First: If your using a digital coax, your audio quality won't degrade unless you are using a cable which is so terrible that the parasitic properties of the cable cause edge skewing and introduce bit error rates. Basically if your using a digital output, the quality of the DAC doesn't matter to you because you will not be using it to begin with (quality measurements are taken from the point where the digital compressed or uncompressed audio is uncompressed and then converted to analog). The chipset on the Z77-GD65 is capable of higher bandwidth audio than the SPDIF digital coax format is capable of transmitting so this is not your bottle neck if your running digital coax. Since you would not be converting your signal to analog by using a digital coax output, this does not matter. Sound cards/chipsets will have some options to digitally manipulate the file and add equalization but they do not degrade the quality of audio files.

Second: I Looked at the Z77-GD65 and tracked down the datasheet for the audio chip set they are using:

HD audio (32 bit) input compliant with 24 bit output DAC capable of up to 192kHz samaple (4x samples/second) (you'll notice i'm purposefully avoiding THD, ETC.)

what this means: the chip itself is capable of recieving files which are sampled 192 thousand times a second at a resolution of 32 bits. This is a pointless number because A: noise introduced by any type of digital to analog conversion is going to make any degree of acuracy beyond 24 bits pointless (the best DACs in the world will NOT re-produce true 24 bits worth of accuracy on the output). This HD audio is mainly a marketing scheme to make you feel like you are getting more than you are.

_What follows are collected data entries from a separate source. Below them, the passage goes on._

+__device__ __forceinline__ double bear_stir_lg_nt(double r, int nt) {
+  const double r2 = r * r;
+  double s = -1.0 / 360.0;
+  if (nt > 2) {
+    double q = -1.0 / 1680.0;
+    if (nt > 4) {
+      q = 1.0 / 156.0;
+      q = __builtin_fma(q, r2, -691.0 / 360360.0);
+      q = __builtin_fma(q, r2, 1.0 / 1188.0);
+      q = __builtin_fma(q, r2, -1.0 / 1680.0);
+    }
+    q = __builtin_fma(q, r2, 1.0 / 1260.0);
+    s = __builtin_fma(q, r2, -1.0 / 360.0);
+  }
+  s = __builtin_fma(s, r2, 1.0 / 12.0);
+  return s * r;
+}
+__device__ __forceinline__ double bear_stir_psi_nt(double r, int nt) {
+  const double r2 = r * r;
+  double s = -1.0 / 120.0;
+  if (nt > 2) {
+    double q = -1.0 / 240.0;
+    if (nt > 4) {
+      q = 1.0 / 12.0;
+      q = __builtin_fma(q, r2, -691.0 / 32760.0);
+      q = __builtin_fma(q, r2, 1.0 / 132.0);
+      q = __builtin_fma(q, r2, -1.0 / 240.0);
+    }
+    q = __builtin_fma(q, r2, 1.0 / 252.0);
+    s = __builtin_fma(q, r2, -1.0 / 120.0);
+  }
+  s = __builtin_fma(s, r2, 1.0 / 12.0);
+  return s * r2;
+}
+__device__ __forceinline__ void bear_dense_cell(double x, double c, int nt, const double2 *__restrict__ tab, double &p_out, double &D, double &P) {
+  const double need = BEAR_TSTIR - x;
+  const double cc = c - (need > 0.0 ? __builtin_ceil(need) : 0.0);
+  double p = 1.0, dp = 0.0, t = x;
+#pragma unroll 1
+  while (t < BEAR_TSTIR) {
+    dp = __builtin_fma(dp, t, p);
+    p *= t;
+    t += 1.0;
+  }
+  const double y = t, y1 = y + cc;
+  const double py = p * y;
+  const double rq = bear_rcp(py * y1);
+  const double ry1 = rq * py, ty = rq * y1;
+  const double ry = ty * p, rp = ty * y;
+  const double ly = bear_log_tab(y, tab);
+  double l1p, M;
+  if (cc >= y) {
+    const double ly1 = bear_log_tab(y1, tab);
+    l1p = ly1 - ly;
+    M = __builtin_fma(y1 - 0.5, ly1, -__builtin_fma(y - 0.5, ly, cc));
+  } else {
+    const double r = cc * ry, u1 = 1.0 + r;
+    l1p = r < 0x1p-8 ? bear_log1p_small(r) : __builtin_fma(r - (u1 - 1.0), bear_rcp(u1), bear_log_tab(u1, tab));
+    M = __builtin_fma(y1 - 0.5, l1p, cc * (ly - 1.0));
+  }
+  p_out = p;
+  D = M + (bear_stir_lg_nt(ry1, nt) - bear_stir_lg(ry));
+  P = __builtin_fma(dp, rp, l1p - 0.5 * (ry1 - ry) - (bear_stir_psi_nt(ry1, nt) - bear_stir_psi(ry)));
+}
+
+__device__ __forceinline__ bear_dp bear_lgamma_psi(double A) {
+  const double need = BEAR_TSTIR - A;
+  const uint32_t m = need > 0.0 ? (uint32_t)ceil(need) : 0u;
+  double p = 1.0, dp = 0.0, t = A;
+  for (uint32_t j = 0; j < m; ++j) {
+    dp = __builtin_fma(dp, t, p);
+    p *= t;
+    t += 1.0;
+  }
+  const double ry = bear_rcp(t), ly = bear_log(t);
+  bear_dp o;
+  o.D = (__builtin_fma(t - 0.5, ly, -t) + BEAR_HALF_LOG_2PI) + bear_stir_lg(ry);
+  o.P = ly - 0.5 * ry - bear_stir_psi(ry);
+  if (m > 0) {
+    o.D -= bear_log(p);
+    o.P -= dp * bear_rcp(p);
+  }
+  return o;
+}
+struct bear_dense_const {
+  double A, lgA, psiA;
+  bool ok;
+};
+__device__ __forceinline__ bear_dense_const bear_dense_const_of(double u, double eps) {
+  bear_dense_const k;
+  k.A = u + 5.0 * eps;
+  k.ok = k.A >= BEAR_DENSE_XMIN && k.A < BEAR_DENSE_XMAX;
+  const bear_dp o = bear_lgamma_psi(k.ok ? k.A : 1.0);
+  k.lgA = o.D;
+  k.psiA = o.P;
+  return k;
+}
+__device__ __forceinline__ bear_dp bear_dense_rowterm(const bear_dense_const &k, double n, int nt, const double2 *__restrict__ tab) {
+  const double y1 = k.A + n, ry1 = bear_rcp(y1), l = bear_log_tab(y1, tab);
+  bear_dp o;
+  o.D = ((__builtin_fma(y1 - 0.5, l, -y1) + BEAR_HALF_LOG_2PI) + bear_stir_lg_nt(ry1, nt)) - k.lgA;
+  o.P = (l - 0.5 * ry1 - bear_stir_psi_nt(ry1, nt)) - k.psiA;
   return o;
 }
 
diff --git a/bear_amd/csrc/kernels_rows.h b/bear_amd/csrc/kernels_rows.h
--- a/bear_amd/csrc/kernels_rows.h
+++ b/bear_amd/csrc/kernels_rows.h
@@ -13,25 +13,88 @@
   if (tab && x > 0.0 && x < INFINITY) return bear_dm_item_fast(x, c, tab);
   return bear_dm_item(x, c);
 }
+__device__ __noinline__ bear_dp dm_row_item_call(double x, double c, const double2 *tab) { return dm_row_item(x, c, tab); }
+template <bool CALL = false>
+__device__ __forceinline__ double dm_row_cells(const uint32_t (&c)[5], const double (&a)[5], const bear_dp &tn, double (&g)[5], const double2 *tab) {
+  double ll = -tn.D;
+#pragma unroll
+  for (int b = 0; b < 5; ++b) {
+    g[b] = -tn.P;
+    if (c[b] != 0) {
+      bear_dp tb = CALL ? dm_row_item_call(a[b], (double)c[b], tab) : dm_row_item(a[b], (double)c[b], tab);
+      ll += tb.D;
+      g[b] += tb.P;
+    }
+  }
+  return ll;
+}
 __device__ __forceinline__ double dm_row(const uint32_t (&c)[5], const double (&a)[5], double (&g)[5], const double2 *tab = nullptr) {
   const double n = (((double)c[0] + (double)c[1]) + ((double)c[2] + (double)c[3])) + (double)c[4];
-  double ll = 0.0;
 #pragma unroll
   for (int b = 0; b < 5; ++b) g[b] = 0.0;
   if (n == 0.0) return 0.0;
   double A = ((a[0] + a[1]) + (a[2] + a[3])) + a[4];
-  bear_dp tn = dm_row_item(A, n, tab);
-  ll = -tn.D;
-#pragma unroll
+  return dm_row_cells(c, a, dm_row_item(A, n, tab), g, tab);
+}
+
+#define DM_DENSE_XMIN_HI 0x39B00000u
+#define DM_DENSE_XMAX_HI 0x41D00000u
+__device__ __forceinline__ uint32_t dm_hi32(double v) { return (uint32_t)((unsigned long long)__double_as_longlong(v) >> 32); }
+__device__ __forceinline__ bool dm_dense_ok(const uint32_t (&c)[5], const double (&a)[5]) {
+  bool ok = true;
+#pragma unroll
+  for (int b = 0; b < 5; ++b) ok = ok && c[b] > BEAR_KPROD && dm_hi32(a[b]) >= DM_DENSE_XMIN_HI && dm_hi32(a[b]) < DM_DENSE_XMAX_HI;
+  return ok;
+}
+__device__ __forceinline__ bool dm_wave_dense(const uint32_t (&c)[5], const double (&a)[5]) {
+  return __builtin_amdgcn_ballot_w64(!dm_dense_ok(c, a)) == 0ull;
+}
+__device__ __forceinline__ int dm_wave_terms(const uint32_t (&c)[5], const double (&a)[5]) {
+  double ymin = a[0] + (double)c[0];
+#pragma unroll
+  for (int b = 1; b < 5; ++b) ymin = __builtin_fmin(ymin, a[b] + (double)c[b]);
+  const uint32_t hi = dm_hi32(ymin);
+  if (__builtin_amdgcn_ballot_w64(hi < 0x40900000u) == 0ull) return 2;
+  if (__builtin_amdgcn_ballot_w64(hi < 0x40500000u) == 0ull) return 4;
+  return 7;
+}
+template <bool DENSE, class Cell, class Sink>
+__device__ __forceinline__ double dm_ctx(double n, double A_own, bool shared, const bear_dense_const &K, int nt, const double2 *tab,
+                                         Cell &&cell, Sink &&sink) {
+  bear_dp tn = {0.0, 0.0};
+  if (DENSE && shared && n >= K.A) tn = bear_dense_rowterm(K, n, nt, tab);
+  else if (DENSE || n != 0.0) tn = dm_row_item_call(A_own, n, tab);
+  double ll = DENSE ? 0.0 : -tn.D, pp = 1.0;
+#pragma unroll 1
   for (int b = 0; b < 5; ++b) {
-    g[b] = -tn.P;
-    if (c[b] != 0) {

Now, that being said, the audio output is advertised as 110db Signal-Noise. If you amplify the voltage level after this you will inevitebly add so much noise onto the signal that the amount of noise generated by the DAC will be insignificant and more likely depend on the noise figure of your amplifier and not a 24bit DAC. (you will probably end up with around 70-80 signal to noise).

192kHz is the max frequency and is overkill in any application.

In a Nut Shell: In any situation, I doubt the Z77-GD65 is going to be your limiting factor when driving an external amp. You can argue against smaller 16 bit delta-sigmas or compare output amplifiers, but the quality is going to depend more on the speakers and amplifier you are using by well over a thousand fold. I see no reason an ALC898 wouldn't be able to re-create the exact same end-quality audio as any other chipset on the market.